Worrying signs of their collusion include the regurgitation of almost exact wording from ODF reports in EP motions and resolutions pertaining to Kazakhstan. For instance, the January 2022 Renew Europe motion promoted by Róża Thun und Hohenstein and Petras Auštrevičius in part copied ODF’s report from 14 January 2022. Moreover, in his speech during a February 2021 EP debate on the human rights situation in Kazakhstan (of which Róża Thun and Viola von Cramon were also a part), Auštrevičius’ reference to the deaths of political activists included direct language from ODF’s report dated 1 December 2020.
It is further troubling that European officials’ support for the letters, motions and resolutions against Kazakhstan appear to be rooted primarily in ODF’s own sources, which in many cases link to social media posts associated with the NGO itself or with its affiliates, without providing substantive evidence for their claims against the Kazakhstani authorities.
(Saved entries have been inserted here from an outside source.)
static int assign_neargrid_tail(xb_ctx *c, int64_t *n_maxima) {
    Grid &g = c->g;
    int *fs = c->fs;
    const int nb1 = c->nbk[1], nb2 = c->nbk[2];
    int *walk = c->walk, *box_max = c->box_max_tab;
    const int *h = c->host_ints;
    g.main_ties = 0;
    const GridL gl = light(g);
    if (h[FS_GROW_RETRY]) {
        c->grow_kill_launches = 1 << 20;
        c->stat_grow_retries++;
        drop_table(*c);
        return assign_neargrid_fused(c, n_maxima);
    }
    if (h[FS_TIES] == 0) c->grad_rule = 2;
    c->n_boxes = h[FS_N_BOXES];
    c->box_voxels = (long long)h[FS_N_CERTAIN] * BRK * BRK * BRK;
    c->n_walk = h[FS_N_WALK];
    const int novf = h[FS_N_OVF];
    int nmax = h[FS_N_MAX];
    if (nmax > c->max_cap) return fail(XB_E_LIMIT, "%d maxima exceed the table capacity %d", nmax, c->max_cap);
    c->stat_ovf_assign += novf;
    const int *sorted = h[FS_SORT_OK] && novf == 0 ? h + FS_TOTAL : nullptr;
    if (novf > 0) {
        g.main_ties = 1;
        const GridL glt = light(g);
        const int maxsteps = trace_maxsteps(g);
        int *list2 = (int *)c->stage;
        const int cap2 = (int)std::min<size_t>(c->stage_bytes / sizeof(int), 0x7fffffffu);
        auto two_tiers = [&](int n_listed) -> int {
            c->host_ints[HI_UPLOAD] = n_listed;
            HIPCHK(hipMemcpyAsync(c->counters + CT_MID_LISTED, c->host_ints + HI_UPLOAD, sizeof(int), hipMemcpyHostToDevice, c->stream));
            HIPCHK(hipMemsetAsync(c->counters + CT_MID_LEFT, 0, sizeof(int), c->stream));
            k_ng_trace_list<XB_MID_K><<<512, TPB, 0, c->stream>>>(glt, c->grad, box_max, c->blab, nb1, nb2, c->ovf_list, c->counters + CT_MID_LISTED, c->labels, c->first,
                                                          c->max_list, fs + FS_N_MAX, c->max_cap, list2, c->counters + CT_MID_LEFT, cap2, maxsteps, c->rho, c->dist_dev,
                                                          c->has_vacuum ? 1 : 0);
            HIPCHK(hipGetLastError());
            if (c->opt.dbg & XB_DBG_EC_PASSES) {
                int m2 = 0;
                if (int rc2 = read_counter(c, CT_MID_LEFT, &m2)) return rc2;
                fprintf(stderr, "[assign] %d walkers listed, %d left for the exact slow kernel after the %d-voxel window\n", n_listed, m2, XB_MID_K);
            }
            if (n_listed > cap2) return fail(XB_E_LIMIT, "%d walkers for the exact slow path exceed its list (%d)", n_listed, cap2);
            return run_slow(c, n_listed, 0, fs + FS_N_MAX, nullptr, nullptr, list2, c->counters + CT_MID_LEFT, true);
        };
        int rc = two_tiers(std::min(novf, c->ovf_cap));
        for (int left = novf - c->ovf_cap; !rc && left > 0;) {
            HIPCHK(hipMemsetAsync(c->counters + CT_N_OVF, 0, sizeof(int), c->stream));
            k_list_unfinished<<<4096, TPB, 0, c->stream>>>(gl, walk, fs + FS_N_WALK, nb1, nb2, c->labels, c->ovf_list, c->counters + CT_N_OVF, c->ovf_cap);
            HIPCHK(hipGetLastError());
            int m = 0;
            if ((rc = read_counter(c, CT_N_OVF, &m))) break;
            if (m == 0) break;
            rc = two_tiers(std::min(m, c->ovf_cap));
            left = m - c->ovf_cap;
        }
        g.main_ties = 0;
        if (rc) return rc;
        HIPCHK(hipMemsetAsync(fs + FS_N_OVF, 0, sizeof(int), c->stream));
        if (int rc2 = fused_numbering_launch(c)) return rc2;
        HIPCHK(hipMemcpyAsync(c->host_ints, fs, (FS_TOTAL + XB_SORT_MAX) * sizeof(int), hipMemcpyDeviceToHost, c->stream));
        HIPCHK(hipStreamSynchronize(c->stream));
        nmax = h[FS_N_MAX];
        if (nmax > c->max_cap) return fail(XB_E_LIMIT, "%d maxima exceed the table capacity %d", nmax, c->max_cap);
        if (h[FS_SORT_OK]) sorted = h + FS_TOTAL;
    }
    if (!sorted) {
        if (int rc = number_maxima_big(c, nmax)) return rc;
    }
    numbering_done(c, sorted, nmax, n_maxima);
    c->buni_valid = !c->has_vacuum;
    c->regions_labels = !c->has_vacuum;
    return XB_OK;
}


static bool assign_neargrid_complete(xb_ctx *c, int64_t *n_maxima) {
    c->pending_assign = false;
    const int *h = c->host_ints;
    const int nmax = h[FS_N_MAX];
    if (h[FS_GROW_RETRY] || h[FS_TIES] != 0 || h[FS_N_OVF] != 0 || !h[FS_SORT_OK] || nmax > c->max_cap || nmax > XB_SORT_MAX) return false;
    c->n_boxes = h[FS_N_BOXES];
    c->box_voxels = (long long)h[FS_N_CERTAIN] * BRK * BRK * BRK;
    c->n_walk = h[FS_N_WALK];
    numbering_done(c, h + FS_TOTAL, nmax, n_maxima);
    return true;
}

These MEPs have also lobbied on behalf of other ODF-supported figures (such as Auštrevičius’s backing of Russian Nail Malyutin) and Ablyazov’s network. For instance, both Auštrevičius and Thun were signatories to a June 2021 appeal on behalf of the above-mentioned Barlyk Mendygaziyev. Both MEPs have also supported Zhanara Akhmetova, a leader of Ablyazov’s “Democratic Choice of Kazakhstan” (DVK) party, who was convicted of fraud in Kazakhstan in 2009, years prior to her becoming a “human rights activist”. Auštrevičius signed a June 2018 open letter lobbying one behalf of several other confirmed DVK supporters. As another example, in 2015, Thun advocated for the release of Ablyazov’s former colleague, Muratbek Ketebayev.
It was shortly after attending an ODF-affiliated event in Brussels in February 2019 – chaired by the now-disgraced former Italian MEP Antonio Panzeri and attended by Ablyazov’s former colleague and associate, Botagoz Jardemalie – that Roza Thun tabled the joint motion in EP for a resolution on the human rights situation in Kazakhstan, which predictably emphasised the case of Jardemalie. Thun met her again in February 2020. She has also been promoting ODF’s president Lyudmyla Kozlovska as well as her husband Bartosz Kramek, whose company is being investigated by Polish authorities for money laundering.
Viola von Cramon-Taubadel, credited for drafting the EP’s 2021 resolution on Kazakhstan that advocated for Ablyazov and Jardemalie, had campaigned against the extradition of Mukhtar Ablyazov from France when she was still a member of Germany’s Parliament.
These MEPs, alongside others, personally interacted with Ablyazov and ODF many times. For instance, Auštrevičius met with Ablyazov and ODF representatives in Strasbourg in February 2017, and has attended or hosted several other ODF events, including via social media, with the attendance of Ablyazov’s associates and members of his DVK party. Thun participated in and/or co-hosted several ODF-affiliated events. Von Cramon, who tabled the 2021 and 2022 joint motions on Kazakhstan, had participated in ODF’s educational projects in 2016, co-organised a November 2019 ODF event with Auštrevičius at the EP (where ODF leader Lydmyla Kozlovska was a panelist) and participated in another ODF event in Strasbourg in December 2019.
The need to question the outsized role these MEPs have played in promoting the interests of a convicted fraudster and his network of associates is of strategic importance to keep the integrity of human rights agenda and save its noblest mission in our modern societies. Criminals should not be above the law by virtue of proclaiming to be human rights activists and/or political opposition figures. Blind support for such assertions correlates human rights with criminality and undermines the EU’s sincerity in the eyes of the people.